APELAÇÃO. TRÁFICO DE ENTORPECENTES. ASSOCIAÇÃO PARA O TRÁFICO. MATERIALIDADES E AUTORIAS COMPROVADAS. DEPOIMENTOS DE POLICIAIS. VALIDADE. ASSOCIAÇÃO PARA O TRÁFICO CONFIGURADA. PENA MANTIDA. IMPOSSIBILIDADE DE APLICAÇÃO DO REDUTOR DO § 4º, DO ART. 33, DA LEI DE DROGAS. RÉUS QUE SE DEDICAM A ATIVIDADES CRIMINOSAS. REGIME FECHADO. IMPROVIMENTO DOS RECURSOS.

1. As materialidades e as autorias dos crimes de tráfico de drogas e associação para o tráfico restaram devidamente comprovadas. Substâncias entorpecentes encontradas na posse dos réus. Circunstâncias do caso concreto indicam a narcotraficância. A respeito do crime de associação para o tráfico (art. 35,"caput", da Lei n. 11.343/06), este restou configurado, posto que presentes os elementos caracterizadores da infração penal, quais sejam, o número de agentes (seis pessoas), a estabilidade ou permanência, e o liame subjetivo entre os réus para a prática do crime.
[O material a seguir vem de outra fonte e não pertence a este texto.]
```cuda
__device__ __forceinline__ uint32_t win360(const uint32_t* H, int o) {
    int w = o >> 5, s = o & 31;
    uint32_t r = __funnelshift_r(__ldcg(H + w), __ldcg(H + w + 1), s);
    int over = o + 32 - 360;
    if (over > 0) r |= __ldcg(H) << (32 - over);
    return r;
}
__device__ __forceinline__ uint32_t harvest8(uint4 w, uint32_t& nzacc) {
    const uint32_t k80 = 0x80808080u;
    nzacc &= __vabsdiffu4(w.x, k80) + 0x7F7F7F7Fu;
    nzacc &= __vabsdiffu4(w.y, k80) + 0x7F7F7F7Fu;
    nzacc &= __vabsdiffu4(w.z, k80) + 0x7F7F7F7Fu;
    nzacc &= __vabsdiffu4(w.w, k80) + 0x7F7F7F7Fu;
    uint32_t a0 = prmt(w.x, w.y, 0x6420), b0 = prmt(w.x, w.y, 0x7531);
    uint32_t a1 = prmt(w.z, w.w, 0x6420), b1 = prmt(w.z, w.w, 0x7531);
    auto mask4 = [](uint32_t x) { return (((~x & 0x80808080u) >> 7) * 0x00204081u >> 21) & 0xFu; };
    return mask4(a0) | (mask4(a1) << 4) | (mask4(b0) << 8) | (mask4(b1) << 12);
}
template <bool GLOBAL, int THREADS>
__device__ __forceinline__ void harvest_planes(const uint4* src, int n360, uint32_t* H, int gstride, int tid,
                                               uint32_t& nzacc) {
    uint8_t* Hb = reinterpret_cast<uint8_t*>(H);
    for (int t = tid; t < n360 * 45; t += THREADS) {
        uint4 w = GLOBAL ? __ldcg(src + t) : src[t];
        uint32_t bits = harvest8(w, nzacc);
        int g = t / 45, k = t - g * 45;
        __stcg(&Hb[g * (kBitWords * 4) + k], (uint8_t)bits);
        __stcg(&Hb[(gstride + g) * (kBitWords * 4) + k], (uint8_t)(bits >> 8));
    }
// ... 136 lines not shown
    constexpr int MW = (SLOTS + 1) / 2;
    constexpr int SG = (SLOTS + 7) / 8;
    static_assert(16 * SG >= 2 * SLOTS + 2, "the message record needs two spare bytes (row level)");
    constexpr int DW = (1 + 2 * CNT + 3) & ~3;
    extern __shared__ __align__(16) uint8_t smem_raw[];
    const int q = p.q, K = p.K, N = p.N, R = p.R;
    uint16_t* vdata = reinterpret_cast<uint16_t*>(smem_raw);
    uint16_t* X = reinterpret_cast<uint16_t*>(smem_raw + (size_t)K * 2);
    uint32_t* desc = reinterpret_cast<uint32_t*>(smem_raw + (size_t)K * 2 + 768);
    __shared__ unsigned int s_pair;
    __shared__ int s_bad[2];

    const int tid = threadIdx.x;
    const int j = tid;
    const uint32_t vbase = (uint32_t)__cvta_generic_to_shared(vdata);
    uint32_t dbase = (uint32_t)__cvta_generic_to_shared(desc);
    uint32_t j2 = 2u * (uint32_t)j;
    uint32_t xaddr = (uint32_t)__cvta_generic_to_shared(X) + j2;
    uint32_t m1 = 0xFFFFFFFFu;
    uint4* wmsg = reinterpret_cast<uint4*>(p.workspace + (size_t)blockIdx.x * p.ws_stride);
    uint16_t* wpty = reinterpret_cast<uint16_t*>(p.workspace + (size_t)blockIdx.x * p.ws_stride + (size_t)q * SG * 360 * 16);
    uint32_t* HD = reinterpret_cast<uint32_t*>(reinterpret_cast<uint8_t*>(wpty) + (((size_t)R * 2 + 15) & ~(size_t)15));
    uint32_t* HP = HD + 2 * p.ngroups * kBitWords;
    {
        volatile uint4* opq = reinterpret_cast<volatile uint4*>(HP + 2 * q * kBitWords + 4) + tid;
        opq->x = j2; opq->y = xaddr; opq->z = dbase; opq->w = m1;
        j2 = opq->x; xaddr = opq->y; dbase = opq->z; m1 = opq->w;
    }
    for (int x = tid; x < q * DW; x += kThreads) {
        const int i = x / DW, w = x - i * DW;
        const int loff = p.layer_off[i], cnt = (int)p.layer_off[i + 1] - loff;
        uint32_t v = 0;
        if (w == 0) {
            v = (uint32_t)p.layer_nlev[i] | (uint32_t)p.layer_sync[i] << 8 | (uint32_t)cnt << 16;
        } else if (w <= 2 * CNT) {
            const int c = (w - 1) >> 1;
            const int k = loff + (c < cnt ? c : 0);
            v = ((w - 1) & 1) ? (uint32_t)p.link_add[k] : vbase + 720u * p.link_group[k];
        }
        desc[x] = v;
    }
    const int npairs = (p.nframes + 1) >> 1;

    for (int x = tid; x < 2 * (p.ngroups + q) * kBitWords; x += kThreads) __stcg(&HD[x], 0u);
    __shared__ unsigned int s_next;
    if (tid == 0) s_next = kNoPair;

    for (;;) {
        __syncthreads();
        if (tid == 0) {
            unsigned np = s_next;
            if (np == kNoPair) np = atomicAdd(p.work_counter, 1u);
            s_next = kNoPair;
            if (STREAMED && np < (unsigned)npairs) {
                if (!wait_arrived(p.arrived, min(2u * np + 2u, (unsigned)p.nframes), p.wait_budget)) np |= 0x80000000u;
                __threadfence();
            }
            s_pair = np;
        }
        __syncthreads();
        const unsigned pair_word = s_pair;
        const unsigned pair = pair_word & 0x7FFFFFFFu;
        if (pair >= (unsigned)npairs) break;
        const int fa = 2 * pair, fb = 2 * pair + 1;
        const bool hasB = fb < p.nframes;
        if (STREAMED && (pair_word & 0x80000000u)) {
            if (tid == 0) {
// ... 1 lines not shown
                if (hasB) p.iters_out[fb] = kLdpcItersNoInput;
            }
            continue;
        }
        const int8_t* inA = p.llr_in + (size_t)fa * N;
        const int8_t* inB = p.llr_in + (size_t)(hasB ? fb : fa) * N;

        load_pair<STREAMED, kThreads>(p, inA, inB, vdata, wpty);
        uint32_t pown = 0, psec = 0;
        {
            const uint32_t last = __ldcg(wpty + (q - 1) * 360 + j);
            X[j + 1] = (uint16_t)last;
            pown = unpack_lo(last);
            psec = unpack_lo(__ldcg(wpty + (q - 2) * 360 + j));
        }
        if (tid == 0) X[0] = 0xFFFFu;

        int live = hasB ? 3 : 1;
        uint32_t off[CNT];
        uint32_t lw0 = 0;
        auto link_addresses = [&](int i) {
            uint32_t dw[DW];
#pragma unroll
            for (int x = 0; x < DW; x += 4)
                asm volatile("ld.shared.v4.u32 {%0, %1, %2, %3}, [%4];" : "=r"(dw[x]), "=r"(dw[x + 1]), "=r"(dw[x + 2]), "=r"(dw[x + 3])
                             : "r"(dbase + (uint32_t)(i * DW + x) * 4u));
            lw0 = dw[0];
#pragma unroll
            for (int c = 0; c < CNT; ++c)
                off[c] = dw[1 + 2 * c] + addmin_u32(j2 + dw[2 + 2 * c], (uint32_t)-720);
        };
        auto screen = [&]() -> int {
            link_addresses(q - 1);
            const int cnt = (int)(lw0 >> 16);
            uint32_t sx = pown ^ psec, mn = minu2(__vabsdiffu4(pown, kC128), __vabsdiffu4(psec, kC128));
            int nl = 2;
#pragma unroll
            for (int c = 0; c < CNT; ++c) {
                if (!RAGGED || c < cnt) {
                    const uint32_t u = unpack_lo(lds_u16(off[c]));
                    sx ^= u;
                    mn = minu2(mn, __vabsdiffu4(u, kC128));
                    ++nl;
                }
            }
            if (nl & 1) sx ^= kC128;
            int bad = 0;
            if ((sx & 0x80u) || (mn & 0xFFFFu) == 0) bad |= 1;
            if ((sx & 0x800000u) || (mn >> 16) == 0) bad |= 2;
            return bad;
        };

        __syncthreads();
        int scr = screen();
        int res[2] = {-1, -1};
        for (int n = 0;; ++n) {
            int bad = (__syncthreads_or(scr & 1) ? 1 : 0) | (__syncthreads_or(scr & 2) ? 2 : 0);
            if (live & ~bad)
                bad = full_test<kThreads>(p, wpty, HP, HD, reinterpret_cast<const uint4*>(vdata), s_bad);
            int fin = 0;
            for (int f = 0; f < 2; ++f) {
                if (!(live >> f & 1)) continue;
                if (!(bad >> f & 1)) {
                    res[f] = n;
                    fin |= 1 << f;
                } else if (n == p.max_trials) {
                    fin |= 1 << f;
                }
            }
            if (fin) {
                emit_results<kThreads>(p, fin, res, fa, fb, wpty, reinterpret_cast<const uint4*>(vdata));
                if (tid == 0 && s_next == kNoPair) s_next = claim_next_pair<STREAMED>(p, (unsigned)npairs);
                live &= ~fin;
                if (live) __syncthreads();
            }
            if (!live) break;

            auto pass = [&](auto first_tag) {
                constexpr bool FIRST = decltype(first_tag)::value;
                uint32_t mw[MW];
                uint4 nxt[SG];
                uint32_t pnext = 0;
                uint32_t pprev = 0;
#pragma unroll
                for (int x = 0; x < MW; ++x) mw[x] = 0;
                uint4* rp = wmsg + j;
                uint16_t* pp = wpty + j;
                psec = unpack_lo(lds_u16(xaddr));
                pnext = __ldcg(pp);
                if (!FIRST) {
#pragma unroll
                    for (int s = 0; s < SG; ++s) nxt[s] = __ldcg(rp + s * 360);
                }
                uint32_t lev_next = (FIRST && p.layer_nlev[0] > 1) ? (uint32_t)p.row_level[j] << 24 : 0u;
                for (int i = 0; i < q; ++i) {
                    uint32_t keep = lev_next;
                    if (!FIRST) {
#pragma unroll
                        for (int s = 0; s < SG; ++s) {
                            if (4 * s + 0 < MW) mw[4 * s + 0] = nxt[s].x;
                            if (4 * s + 1 < MW) mw[4 * s + 1] = nxt[s].y;
                            if (4 * s + 2 < MW) mw[4 * s + 2] = nxt[s].z;
                            if (4 * s + 3 < MW) mw[4 * s + 3] = nxt[s].w;
                        }
                        keep = nxt[SG - 1].w;
                    }
                    pown = unpack_lo(i == q - 1 ? lds_u16(xaddr + 2) : pnext);
                    if (i + 1 < q) {
                        pnext = __ldcg(pp + 360);
                        if (!FIRST) {
#pragma unroll
                            for (int s = 0; s < SG; ++s) nxt[s] = __ldcg(rp + (SG + s) * 360);
                        }
                    }
                    link_addresses(i);
                    const int cnt = RAGGED ? (int)(lw0 >> 16) : CNT;
                    const int nlev = (int)(lw0 & 0xFFu);
                    if (FIRST) lev_next = (i + 1 < q && p.layer_nlev[i + 1] > 1) ? (uint32_t)p.row_level[(i + 1) * 360 + j] << 24 : 0u;
                    if (nlev == 1) {
                        row_update<CNT, FIRST, RAGGED>(off, cnt, mw, pown, psec, keep, m1);
                        if (lw0 & 0x100u) __syncthreads();
                    } else {
                        const int mylev = (int)(keep >> 24);
                        for (int lvl = 0; lvl < nlev; ++lvl) {
                            if (mylev == lvl) row_update<CNT, FIRST, RAGGED>(off, cnt, mw, pown, psec, keep, m1);
                            __syncthreads();
                        }
                    }
#pragma unroll
                    for (int s = 0; s < SG; ++s) {
                        uint4 o;
                        o.x = (4 * s + 0 < MW) ? mw[4 * s + 0] : 0u;
                        o.y = (4 * s + 1 < MW) ? mw[4 * s + 1] : 0u;
                        o.z = (4 * s + 2 < MW) ? mw[4 * s + 2] : 0u;
                        o.w = (4 * s + 3 < MW) ? mw[4 * s + 3] : 0u;
                        if (s == SG - 1 && 4 * s + 3 >= MW) o.w = keep & 0xFF000000u;
                        __stcg(rp + s * 360, o);
                    }
                    if (i == 0)
                        sts_u16(xaddr, pack_pair(psec));
                    else
                        __stcg(pp - 360, (uint16_t)pack_pair(psec));
                    pprev = psec;
                    psec = pown;
                    rp += SG * 360;
                    pp += 360;
                }
                psec = pprev;
                {
                    const uint16_t pk = (uint16_t)pack_pair(pown);
                    sts_u16(xaddr + 2, pk);
                    __stcg(pp - 360, pk);
// ... 20 lines not shown
```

Isso demonstra serem eles integrantes de uma estrutura muito bem organizada de narcotraficantes que visa ao estabelecimento de uma "clientela" no local, por meio da distribuição dos entorpecentes.
2. Depoimentos dos policiais harmônicos e uníssonos no sentido da responsabilização criminal dos réus. Validade dos seus depoimentos, mormente quando submetidos ao crivo do contraditório e corroborados pelas demais provas colhidas e pelas circunstâncias em que ocorreu o delito. Precedentes do STF e do STJ.
4. Não há que se falar no reconhecimento da causa especial de diminuição de pena prevista no art. 33, § 4º, da Lei n. 11.343/06, porque os réus se dedicam a atividades criminosas, a quantidade e a natureza das drogas apreendidas, 03 tijolos de "cocaína" (pesando 3.150 gramas), 07 sacolas plásticas contendo "cocaína" (pesando 11.650 gramas), 01 sacola plástica contendo "maconha" (pesando 2.750 gramas), 03 sacolas plásticas contendo "maconha" (pesando 2.350 gramas), 03 pacotes contendo "cocaína" (pesando 428 gramas), 05 pacotes plásticos contendo "crack" (pesando 1.446 gramas) e 01 tijolo de "maconha" (pesando 780 gramas), além de duas peneiras, cinco balanças de precisão, sete bacias de plástico, diversos sacos plásticos para embalagem, um liquidificador, uma marreta, diversas embalagens de "eppendorfs", objetos estes característicos da prática do narcotráfico, bem como três cadernos contendo anotações referentes à venda de drogas, estão a evidenciar que não estavam, por mero acaso, a praticar o crime de narcotráfico. Isto porque, a própria quantidade de substâncias entorpecentes que eles guardavam e tinham em depósito, não há negar-se, vincula-os a um esquema maior de prática criminosa narcotraficante, a evidenciar que eles se dedicam às atividades criminosas, tanto assim que também condenados pela prática de crime de associação para o tráfico. Afinal, quem a elas não se dedica não conseguiria, sem mais nem menos, estar em poder dessa acentuada quantia de substâncias entorpecentes, voltadas à venda, vindo os réus a ser o elo final de toda uma cadeia criminosa, os encarregados, justamente, da disseminação, propriamente dita, das substâncias entorpecentes, que de mais a mais não consta fossem por eles produzidas, de modo que, necessariamente, como acima adiantado, estão eles inseridos na ponta final de uma corrente criminosa, sem se olvidar tratar-se o réu Orlando Pereira de reincidente na prática de crimes. Precedentes do STF.
5. Regime inicial de cumprimento de pena para o crime de narcotráfico será o fechado, medida esta estabelecida em perfeita harmonia com o tratamento diferenciado e mais rígido conferido pela própria Constituição Federal aos crimes hediondos e equiparados (art. 5º, XLIII), não cumprindo ao Poder Judiciário analisar a conveniência e a adequação da política criminal do seu tratamento, matéria reservada ao Poder Legislativo, Órgão constitucionalmente competente para tanto.
6. Do mesmo modo, o regime inicial para o cumprimento da pena pelo crime de associação para o tráfico será o fechado, porém, autonomamente em relação ao tráfico de drogas, dadas as circunstâncias do caso concreto (natureza e a quantidade das drogas apreendidas).